Un ruolo già ricoperto in passato, durante i precedenti tentativi della Catalogna di ottenere l’indipendentismo nel 2010 e nel 2014, quando le votazioni sul referendum vennero bocciate da Madrid e dichiarate illegali. Come allora, i sardi vogliono manifestare vicinanza al popolo catalano e alla possibilità, giudicata fondamentale e totalmente legittima, di autogovernarsi. Il 21 settembre, infatti, il Parlamento sardo ha approvato un testo di solidarietà al governo di Barcellona, condannando la reazione repressiva della Spagna.

Molti degli osservatori internazionali appartengono al Partito dei Sardi, nato nel 2013, che si batte per la separazione dell’isola dall’Italia. “Saremo in Catalogna – ha sottolineato Gianfranco Congiu, Capogruppo del partito – e parteciperemo alle manifestazioni. Vogliamo seguire la vicenda, facendo tesoro di questa esperienza”.
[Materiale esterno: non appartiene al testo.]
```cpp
static int conv_wgrad_impl(const float* x, const float* x2, int C1, const float* dy, float* dw, float* ws,
                           long ws_floats, int S, int Cin, int Cout, int H, int W, int KS, int mode, void* stream,
                           long long* desc = nullptr, int* nblocks = nullptr) {
    if (desc) *nblocks = 0;
    if (S <= 0) return 0;
    const int lw = ilog2_exact(W);
    if (KS != 1 && KS != 3) return (int)hipErrorInvalidValue;
    if (KS == 1 && mode != 0) return (int)hipErrorInvalidValue;
    if (x2 && (KS != 1 || C1 <= 0 || C1 >= Cin || C1 % 64 != 0)) return (int)hipErrorInvalidValue;
    if (!wgrad_specialised(KS, H, W, mode))
        return vfi_conv_any_wgrad(x, x2, C1, dy, dw, ws, ws_floats, S, Cin, Cout, H, W, KS, mode, (hipStream_t)stream, desc,
                                  nblocks);
    if (KS == 1) {
        Wgrad1Args g;
        g.x = x; g.x2 = x2; g.dy = dy; g.ws = ws; g.S = S; g.Cin = Cin; g.Cout = Cout; g.C1 = C1; g.HW = H * W;
        const int tm = wgrad1_tile(Cout), tn = wgrad1_tile(Cin);
        g.CoutP = round_up(Cout, tm); g.CinQ = round_up(Cin, tn);
        g.nsteps = S * (H * W / 64);
        const int nco = g.CoutP / tm, nci = g.CinQ / tn;
        const size_t slab = (size_t)g.CoutP * g.CinQ;
        int z = WGRAD_TARGET_WGS / (nco * nci);
        if (z > g.nsteps / 4) z = g.nsteps / 4;
        if (z < 1) z = 1;
        if ((size_t)ws_floats < slab) return (int)hipErrorInvalidValue;
        if ((size_t)z > (size_t)ws_floats / slab) z = (int)((size_t)ws_floats / slab);
        g.steps_per_slice = (g.nsteps + z - 1) / z;
        z = (g.nsteps + g.steps_per_slice - 1) / g.steps_per_slice;
        hipStream_t st1 = (hipStream_t)stream;
        const dim3 grid(nco, nci, z);
        if (tm == 128 && tn == 128) hipLaunchKernelGGL((conv1x1_wgrad_kernel<128, 128>), grid, dim3(256), 0, st1, g);
        else if (tm == 128) hipLaunchKernelGGL((conv1x1_wgrad_kernel<128, 64>), grid, dim3(256), 0, st1, g);
        else if (tn == 128) hipLaunchKernelGGL((conv1x1_wgrad_kernel<64, 128>), grid, dim3(256), 0, st1, g);
        else hipLaunchKernelGGL((conv1x1_wgrad_kernel<64, 64>), grid, dim3(256), 0, st1, g);
        const int total = Cout * Cin;
        if (desc) {
            *nblocks = wgrad_reduce_row(desc, ws, dw, z, 1, Cout, Cin, g.CoutP, g.CinQ);
            VF_RETURN_LAST_ERROR();
        }
        hipLaunchKernelGGL(wgrad_reduce_kernel, dim3((total + 63) / 64), dim3(256), 0, st1, ws, dw, z, 1, Cout, Cin,
                           g.CoutP, g.CinQ);
        VF_RETURN_LAST_ERROR();
    }
    WgradArgs a;
    a.x = x; a.x2 = x2; a.C1 = C1; a.dy = dy; a.ws = ws; a.S = S; a.Cin = Cin; a.Cout = Cout;
    a.CoutP = round_up(Cout, TCO);
    a.CinQ = round_up(Cin, 32);
    hipStream_t st = (hipStream_t)stream;
#define VF_CASE(KS_, LW_, M_) \
    if (KS == KS_ && lw == LW_ && mode == M_) return launch_wgrad<KS_, LW_, M_>(a, dw, (size_t)ws_floats, st, desc, nblocks);
    VF_CASE(3, 3, 0) VF_CASE(3, 4, 0) VF_CASE(3, 5, 0) VF_CASE(3, 6, 0) VF_CASE(3, 7, 0)
    VF_CASE(3, 3, 1) VF_CASE(3, 4, 1) VF_CASE(3, 5, 1) VF_CASE(3, 6, 1)
    VF_CASE(3, 4, 2) VF_CASE(3, 5, 2) VF_CASE(3, 6, 2) VF_CASE(3, 7, 2)
#undef VF_CASE
    return (int)hipErrorInvalidValue;
}

int vf_conv_wgrad(const float* x, const float* dy, float* dw, float* ws, long ws_floats, int S, int Cin,
                  int Cout, int H, int W, int KS, int mode, void* stream) {
    return conv_wgrad_impl(x, nullptr, Cin, dy, dw, ws, ws_floats, S, Cin, Cout, H, W, KS, mode, stream);
}

int vf_conv1x1_cat_wgrad(const float* x1, const float* x2, int C1, const float* dy, float* dw, float* ws,
                         long ws_floats, int S, int Cin, int Cout, int H, int W, void* stream) {
    return conv_wgrad_impl(x1, x2, C1, dy, dw, ws, ws_floats, S, Cin, Cout, H, W, 1, 0, stream);
}

int vf_conv_wgrad_main(const float* x, const float* dy, float* dw, float* ws, long ws_floats, int S, int Cin, int Cout,
                       int H, int W, int KS, int mode, long long* desc9, int* nblocks, void* stream) {
    if (!desc9 || !nblocks) return (int)hipErrorInvalidValue;
    return conv_wgrad_impl(x, nullptr, Cin, dy, dw, ws, ws_floats, S, Cin, Cout, H, W, KS, mode, stream, desc9, nblocks);
}

int vf_conv1x1_cat_wgrad_main(const float* x1, const float* x2, int C1, const float* dy, float* dw, float* ws,
                              long ws_floats, int S, int Cin, int Cout, int H, int W, long long* desc9, int* nblocks,
                              void* stream) {
    if (!desc9 || !nblocks) return (int)hipErrorInvalidValue;
    return conv_wgrad_impl(x1, x2, C1, dy, dw, ws, ws_floats, S, Cin, Cout, H, W, 1, 0, stream, desc9, nblocks);
}

int vf_sumpool2(const float* x, float* y, long n_out, int Wo, void* stream) {
    if (n_out <= 0) return 0;
    hipLaunchKernelGGL(sumpool2_kernel, dim3((unsigned)((n_out + 255) / 256)), dim3(256), 0, (hipStream_t)stream,
                       x, y, (size_t)n_out, Wo);
    VF_RETURN_LAST_ERROR();
}

}
```

Baseline: 3207 view denoise-steps/s (UNet fwd+bwd per stacked view, incl. compose/MSE/Adam).

## Rewrite 1x1 conv weight-grad kernel with double-buffered LDS and interleaved loads

Moves the 1x1 weight-gradient GEMM kernel into its own file and restructures its main loop. It now double-buffers LDS, uses a smaller K-step for large tiles, and interleaves global loads, LDS stores and fragment reads between individual MFMAs. Addressing switches to 32-bit offsets with incrementally advanced pointers. This replaces a loop that took two barriers per step; the aim is to hide memory latency behind MFMA work. In exchange it adds a size guard that rejects tensors whose per-view byte offset would overflow 32 bits, and more complex scheduling code.

Result: no change. 3222 view denoise-steps/s (UNet fwd+bwd per stacked view, incl. compose/MSE/Adam) (median of 6 runs) (+0.5%).

```diff
diff --git a/view_fusion_amd/csrc/conv.hip b/view_fusion_amd/csrc/conv.hip
--- a/view_fusion_amd/csrc/conv.hip
+++ b/view_fusion_amd/csrc/conv.hip
@@ -2,6 +2,7 @@
 #include "wgrad_reduce.h"
 #include <cstring>
 #include "conv1x1.h"
+#include "conv1x1_wgrad.h"
 #include "any_geom.h"
 #include <cstdlib>
 
@@ -555,132 +556,6 @@
     wgrad_reduce_body(ws, dw, nslab, NT, Cout, Cin, CoutP, CinQ, (int)blockIdx.x);
 }
 
-struct Wgrad1Args {
-    const float* x;
-    const float* x2;
-    const float* dy;
-    float* ws;
-    int S, Cin, Cout, CoutP, CinQ, C1, HW;
-    int nsteps, steps_per_slice;
-};
-
-template <int TM, int TN>
-__global__ __launch_bounds__(256, 2) void conv1x1_wgrad_kernel(Wgrad1Args a) {
-    constexpr int KP = 64, RS = KP + 4;
-    constexpr int NI = TM / 64, NJ = TN / 64;
-    constexpr int ND = TM * 16 / 256, NX = TN * 16 / 256;
-    __shared__ __attribute__((aligned(16))) float Dl[TM * RS];
-    __shared__ __attribute__((aligned(16))) float Xl[TN * RS];
-    const int tid = threadIdx.x, lane = tid & 63, wid = tid >> 6;
-    const int cw = wid & 1, ciw = wid >> 1, li = lane & 31, lh = lane >> 5;
-    const unsigned lgc = xcd_remap(blockIdx.x + gridDim.x * (blockIdx.y + gridDim.y * blockIdx.z),
-                                   gridDim.x * gridDim.y * gridDim.z);
-    const int bx = lgc % gridDim.x, by = (lgc / gridDim.x) % gridDim.y, bz = lgc / (gridDim.x * gridDim.y);
-    const int co0 = bx * TM, ci0 = by * TN;
-    const int t_begin = bz * a.steps_per_slice;
-    const int t_end = min(a.nsteps, t_begin + a.steps_per_slice);
-    const int spv = a.HW / KP;
-
-    const int srow = tid >> 4, sq = tid & 15;
-    size_t doff[8], xoff[8];
-    const float* xb[8];
-#pragma unroll
-    for (int i = 0; i < 8; ++i) {
-        const int row = srow + 16 * i;
-        doff[i] = (size_t)min(co0 + row, a.Cout - 1) * a.HW + 4 * sq;
-        const int ci = min(ci0 + row, a.Cin - 1);
-        const bool second = a.x2 && ci >= a.C1;
-        xb[i] = second ? a.x2 : a.x;
-        xoff[i] = (size_t)(second ? ci - a.C1 : ci) * a.HW + 4 * sq;
-    }
-    const int xC = a.x2 ? a.C1 : a.Cin, x2C = a.Cin - a.C1;
-    float4 dr0, dr1, dr2, dr3, dr4, dr5, dr6, dr7, xr0, xr1, xr2, xr3, xr4, xr5, xr6, xr7;
-    dr0 = dr1 = dr2 = dr3 = dr4 = dr5 = dr6 = dr7 = xr0 = xr1 = xr2 = xr3 = xr4 = xr5 = xr6 = xr7 =
-        make_float4(0.f, 0.f, 0.f, 0.f);
-#define VF_W1_LD(I, T_)                                                                                   \
-    {                                                                                                     \
-        const int sv = (T_) / spv, p0 = ((T_) % spv) * KP;                                                 \
-        if constexpr ((I) < ND)                                                                           \
-            dr##I = *reinterpret_cast<const float4*>(a.dy + (size_t)sv * a.Cout * a.HW + doff[I] + p0);    \
-        if constexpr ((I) < NX)                                                                           \
-            xr##I = *reinterpret_cast<const float4*>(xb[I] + (size_t)sv * (xb[I] == a.x ? xC : x2C) * a.HW + xoff[I] + p0); \
-    }
-#define VF_W1_ST(I)                                                                                       \
-    {                                                                                                     \
-        if constexpr ((I) < ND) *reinterpret_cast<float4*>(Dl + (srow + 16 * (I)) * RS + 4 * sq) = dr##I;   \
-        if constexpr ((I) < NX) *reinterpret_cast<float4*>(Xl + (srow + 16 * (I)) * RS + 4 * sq) = xr##I;   \
-    }
-#define VF_W1_LOAD(T_) { VF_W1_LD(0, T_) VF_W1_LD(1, T_) VF_W1_LD(2, T_) VF_W1_LD(3, T_) VF_W1_LD(4, T_) VF_W1_LD(5, T_) VF_W1_LD(6, T_) VF_W1_LD(7, T_) }
-#define VF_W1_STORE() { VF_W1_ST(0) VF_W1_ST(1) VF_W1_ST(2) VF_W1_ST(3) VF_W1_ST(4) VF_W1_ST(5) VF_W1_ST(6) VF_W1_ST(7) }
-
-    f32x16 acc[NI][NJ];
-#pragma unroll
-    for (int i = 0; i < NI; ++i)
-#pragma unroll
-        for (int j = 0; j < NJ; ++j) acc[i][j] = (f32x16){0};
-    const float* ab = Dl + (cw * (TM / 2) + li) * RS + 4 * lh;
-    const float* bb = Xl + (ciw * (TN / 2) + li) * RS + 4 * lh;
-
-    if (t_begin < t_end) {
-        VF_W1_LOAD(t_begin);
-        for (int t = t_begin; t < t_end; ++t) {
-            __syncthreads();
-            VF_W1_STORE();
-            __syncthreads();
-            VF_W1_LOAD(min(t + 1, t_end - 1));
-            float4 fa[NI], fb[NJ];
-#pragma unroll
-            for (int i = 0; i < NI; ++i) fa[i] = *reinterpret_cast<const float4*>(ab + 32 * i * RS);
-#pragma unroll
-            for (int j = 0; j < NJ; ++j) fb[j] = *reinterpret_cast<const float4*>(bb + 32 * j * RS);
-#pragma unroll
-            for (int g = 0; g < KP / 8; ++g) {
-                float4 na[NI], nb[NJ];
-#pragma unroll
-                for (int i = 0; i < NI; ++i) na[i] = fa[i];
-#pragma unroll
-                for (int j = 0; j < NJ; ++j) nb[j] = fb[j];
-                if (g + 1 < KP / 8) {
-#pragma unroll
-                    for (int i = 0; i < NI; ++i) na[i] = *reinterpret_cast<const float4*>(ab + 32 * i * RS + 8 * (g + 1));
-#pragma unroll
-                    for (int j = 0; j < NJ; ++j) nb[j] = *reinterpret_cast<const float4*>(bb + 32 * j * RS + 8 * (g + 1));
-                }
-                __builtin_amdgcn_sched_barrier(0);
-#pragma unroll
-                for (int i = 0; i < NI; ++i)
-#pragma unroll
-                    for (int j = 0; j < NJ; ++j) {
-                        acc[i][j] = __builtin_amdgcn_mfma_f32_32x32x2f32(fa[i].x, fb[j].x, acc[i][j], 0, 0, 0);
-                        acc[i][j] = __builtin_amdgcn_mfma_f32_32x32x2f32(fa[i].y, fb[j].y, acc[i][j], 0, 0, 0);
-                        acc[i][j] = __builtin_amdgcn_mfma_f32_32x32x2f32(fa[i].z, fb[j].z, acc[i][j], 0, 0, 0);
-                        acc[i][j] = __builtin_amdgcn_mfma_f32_32x32x2f32(fa[i].w, fb[j].w, acc[i][j], 0, 0, 0);
-                    }
-                __builtin_amdgcn_sched_barrier(0);
-#pragma unroll
-                for (int i = 0; i < NI; ++i) fa[i] = na[i];
-#pragma unroll
-                for (int j = 0; j < NJ; ++j) fb[j] = nb[j];
-            }
-        }
-    }
-#undef VF_W1_LD
-#undef VF_W1_ST
-#undef VF_W1_LOAD
-#undef VF_W1_STORE
-    float* sb = a.ws + (size_t)bz * a.CoutP * a.CinQ;
-#pragma unroll
-    for (int i = 0; i < NI; ++i)
-#pragma unroll
-        for (int j = 0; j < NJ; ++j) {
-            const int ci = ci0 + ciw * (TN / 2) + j * 32 + li;
-#pragma unroll
-            for (int r = 0; r < 16; ++r) {
-                const int co = co0 + cw * (TM / 2) + i * 32 + (r & 3) + 8 * (r >> 2) + 4 * lh;
-                sb[(size_t)co * a.CinQ + ci] = acc[i][j][r];
-            }
-        }
-}
 
 __device__ __forceinline__ void pack_one(const float* __restrict__ w, float* __restrict__ wf,
                                          float* __restrict__ wb, int Cout, int Cin, int KS, size_t nf, size_t nb,
@@ -1225,6 +1100,7 @@
         return vfi_conv_any_wgrad(x, x2, C1, dy, dw, ws, ws_floats, S, Cin, Cout, H, W, KS, mode, (hipStream_t)stream, desc,
                                   nblocks);
     if (KS == 1) {
+        if ((size_t)(Cin > Cout ? Cin : Cout) * H * W * 4 >= (1ull << 32)) return (int)hipErrorInvalidValue;
         Wgrad1Args g;
         g.x = x; g.x2 = x2; g.dy = dy; g.ws = ws; g.S = S; g.Cin = Cin; g.Cout = Cout; g.C1 = C1; g.HW = H * W;
         const int tm = wgrad1_tile(Cout), tn = wgrad1_tile(Cin);
@@ -1241,10 +1117,7 @@
         z = (g.nsteps + g.steps_per_slice - 1) / g.steps_per_slice;
         hipStream_t st1 = (hipStream_t)stream;
         const dim3 grid(nco, nci, z);
-        if (tm == 128 && tn == 128) hipLaunchKernelGGL((conv1x1_wgrad_kernel<128, 128>), grid, dim3(256), 0, st1, g);
-        else if (tm == 128) hipLaunchKernelGGL((conv1x1_wgrad_kernel<128, 64>), grid, dim3(256), 0, st1, g);
-        else if (tn == 128) hipLaunchKernelGGL((conv1x1_wgrad_kernel<64, 128>), grid, dim3(256), 0, st1, g);
-        else hipLaunchKernelGGL((conv1x1_wgrad_kernel<64, 64>), grid, dim3(256), 0, st1, g);
+        vfi_conv1x1_wgrad_launch(g, tm, tn, grid, st1);
         const int total = Cout * Cin;
         if (desc) {
             *nblocks = wgrad_reduce_row(desc, ws, dw, z, 1, Cout, Cin, g.CoutP, g.CinQ);
diff --git a/view_fusion_amd/csrc/conv1x1_wgrad.h b/view_fusion_amd/csrc/conv1x1_wgrad.h
--- /dev/null
+++ b/view_fusion_amd/csrc/conv1x1_wgrad.h
@@ -0,0 +1,13 @@
+#pragma once
+#include <hip/hip_runtime.h>
+
+struct Wgrad1Args {
+    const float* x;
+    const float* x2;
+    const float* dy;
+    float* ws;
+    int S, Cin, Cout, CoutP, CinQ, C1, HW;
+    int nsteps, steps_per_slice;
+};
+
+void vfi_conv1x1_wgrad_launch(const Wgrad1Args& g, int tm, int tn, dim3 grid, hipStream_t st);
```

Due regioni, lo stesso passato La presenza degli indipendentisti sardi a Barcellona era quasi scontata, e non solo per le ambizioni separatiste. I due territori hanno molto in comune, a cominciare dall’annessione alla Spagna. La Catalogna si unì all’Aragona nel Medioevo, e fu teatro di varie battaglie quando i Mori arrivarono nella penisola iberica, che ha ancora adesso degli aspetti “orientali”. Anche la Sardegna visse un lungo periodo – ben quattro secoli – di dominazione spagnola, conservando tuttora delle tradizioni e delle parole che si rifanno alla sua cultura. E l’emblema di questo rapporto è sicuramente Alghero, la città del nordovest dell’isola dove il 25% dei residenti parla catalano e che ha come soprannome, infatti, quello di “Barcelloneta”. Un luogo amatissimo dal governo di Barcellona che ha promesso, in caso di vittoria al referendum, di donare ai cittadini algheresi la cittadinanza catalana.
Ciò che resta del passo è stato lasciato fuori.